Я рассмеялась. Смех был злой и неискренний. Он не принес мне облегчения.
— Давай дальше, мама.
— Андрюша повел меня в дом, поставил чайник, накрыл на стол. Не знаю, кто из них все убрал — там везде был порядок. Хотя, как ты знаешь, обстановка у Стасика бедная. Да и с чего, спрашивается, ей быть богатой?
— Не отвлекайся, мама.
— Доченька, он такой… ласковый, такой доверчивый. Его люди всю жизнь обманывали, пользовались тем, что он бессребреник.
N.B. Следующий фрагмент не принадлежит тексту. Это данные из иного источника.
struct StreamSet {
    hipStream_t stream = nullptr, inv_stream = nullptr, s2 = nullptr, s3 = nullptr;
};
// ... 278 lines not shown
    }
    egx_gp *gp = owners[0];
    Workspace &lead = *wss[0];
    hipStream_t st = lead.stream;
    PotrfInverse inv;
    if (W0) {
        inv.W = W0;
        inv.ldw = gp->n_pad;
        inv.sW = (int64_t)gp->n_pad * gp->n_pad;
        inv.sw = lead.inv_stream;
        inv.ev_grp = lead.ev_inv_grp;
        inv.ev_done = lead.ev_inv_done;
        EGX_RC(launch_identity_rows(inv.sw, W0, gp->n_pad, gp->n_pad, count, inv.sW));
    }
    for (int j = 0; j < count; j++) {
        Workspace &w = *wss[j];
        w.eval_stream = st;
        std::memcpy(w.h_coef, coefs[j].data(), sizeof(double) * coefs[j].size());
        EGX_HIP_CHECK(hipMemcpyAsync(w.d_coef, w.h_coef, sizeof(double) * coefs[j].size(), hipMemcpyHostToDevice, st));
    }
    EGX_HIP_CHECK(hipMemsetAsync(lead.d_info, 0, sizeof(int) * (size_t)count, st));
    EGX_HIP_CHECK(hipEventRecord(lead.ev[0], st));
    EvalBatchPtrs bp;
    for (int j = 0; j < count; j++) {
        Workspace &w = *wss[j];
        bp.xT[j] = owners[j]->d_xT, bp.coef[j] = w.d_coef, bp.rhsT[j] = owners[j]->d_rhsT, bp.xs[j] = w.d_xs, bp.M[j] = w.M;
        bp.h_diag[j] = w.h_diag, bp.h_rows[j] = w.h_rows, bp.h_info[j] = w.h_info, bp.d_info[j] = w.d_info;
    }
    const int front = launch_eval_front_batch(st, gp->corr, bp, count, gp->n_pad, gp->n, gp->d, hcols, gp->nugget, gp->ld, gp->n_pad,
                                              gp->rhs_pad, gp->q);
    if (front != EGX_SUCCESS && front != EGX_ERR_UNSUPPORTED) return front;
    if (front == EGX_ERR_UNSUPPORTED)
        for (int j = 0; j < count; j++) {
            Workspace &w = *wss[j];
            egx_gp *o = owners[j];
            EGX_RC(launch_corr_sym(st, gp->corr, o->d_xT, gp->n_pad, gp->n, gp->d, w.d_coef, hcols, gp->nugget, w.M, gp->ld,
                                   gp->n_pad, w.d_xs));
            EGX_RC(launch_fill_rows(st, w.M, gp->ld, gp->n_pad, gp->rhs_pad, o->d_rhsT, gp->n_pad, gp->q, gp->n_pad));
        }
    EGX_HIP_CHECK(hipEventRecord(lead.ev[1], st));
    int *lead_sync = dev_sync(gp, (int)(&lead - gp->ws.data()));
    PotrfBatch pb;
    pb.count = count;
    pb.sM = gp->stride_M;
    pb.sD = gp->stride_D;
    pb.sI = 1;
    pb.left = gp->sched.left;
    pb.w_left = gp->sched.w_left;
    pb.pipe = separate ? 0 : gp->sched.pipe;
    pb.whole = separate ? 0 : gp->sched.whole;
    pb.flow = separate || count > 1 || gp->group ? 0 : gp->sched.flow;
    pb.flow_tail = separate || count > 1 || gp->group ? 0 : gp->sched.flow_tail;
    pb.group_panels = gp->sched.group_panels;
    pb.seqs = gp->lockstep > 0 ? ((int)gp->ws.size() + gp->lockstep - 1) / gp->lockstep : 1;
    pb.sync = pb.pipe || pb.flow || pb.flow_tail ? lead_sync : nullptr;
    pb.sS = gp->stride_S;
    for (int j = 0; j < count; j++) {
        wss[j]->retry_hcols = hcols;
        wss[j]->retry_W = W0 ? W0 + (size_t)j * (size_t)gp->n_pad * gp->n_pad : nullptr;
        wss[j]->retry_ncoef = (int)coefs[j].size();
        wss[j]->retried = separate;
    }
    EGX_RC(launch_potrf(st, lead.M, gp->ld, gp->n_pad, gp->m_tot, lead.dinv, lead.d_info, lead.lk.s2 ? &lead.lk : nullptr,
                        &lead.trace, &pb, W0 ? &inv : nullptr));
    EGX_HIP_CHECK(hipEventRecord(lead.ev[2], st));
    EGX_RC(launch_eval_tail(st, bp, count, gp->ld, gp->n, gp->n_pad, gp->q, gp->gls_device ? 0 : 1, pb.sync));
    for (int j = 0; j < count; j++) {
        Workspace &w = *wss[j];
        w.gls_enqueued = gp->gls_device;
        if (gp->gls_device) {
            const int g = gp->rhs_pad;
            EGX_RC(launch_gram_lower(st, w.M + (size_t)gp->n_pad * gp->ld, gp->ld, g, gp->n_pad, w.d_gneg, g, w.d_gramP));
            EGX_RC(launch_gram_finish(st, w.d_gneg, w.d_gram, g, g, gp->q));
            EGX_HIP_CHECK(hipMemsetAsync(w.d_ginfo, 0, sizeof(int), st));
            EGX_RC(launch_potrf(st, w.d_gram, g, g, g, w.d_gdinv, w.d_ginfo));
            EGX_HIP_CHECK(hipMemcpyAsync(w.h_gram, w.d_gram, sizeof(double) * (size_t)g * g, hipMemcpyDeviceToHost, st));
            EGX_HIP_CHECK(hipMemcpyAsync(w.h_ginfo, w.d_ginfo, sizeof(int), hipMemcpyDeviceToHost, st));
        }
        w.sync_lead = pb.sync;
    }
    EGX_HIP_CHECK(hipEventRecord(lead.ev[3], st));
    return EGX_SUCCESS;
}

Он себе ни копейки не нажил, квартиру оставил своей сожительнице, хотя даже не был с ней расписан. Кочует по всему свету, точно цыган. Был на Севере, потом подался в теплые края. Сказал, что нашел наконец хорошую работу. Где-то в Подмосковье или Калужской области, точно не помню. Собирался купить, как он выразился, хибару, огород развести. Я показала ему твою фотографию. Он ее долго рассматривал…
— Мамочка, ну почему ты не рассказала мне об этом тогда же? Я бы все на свете бросила и примчалась к нему.
— Именно этого я и боялась. Ты ведь и раньше не знала меры или, как говорили в наших краях, чуры. Уверена, ты бы в Париж не поехала.
— Думаю, что да.
— Вот-вот. Потом бы жалела.
— Больше всего я жалею о том, что выросла без отца. Ты даже представить себе не можешь, как я об этом жалею.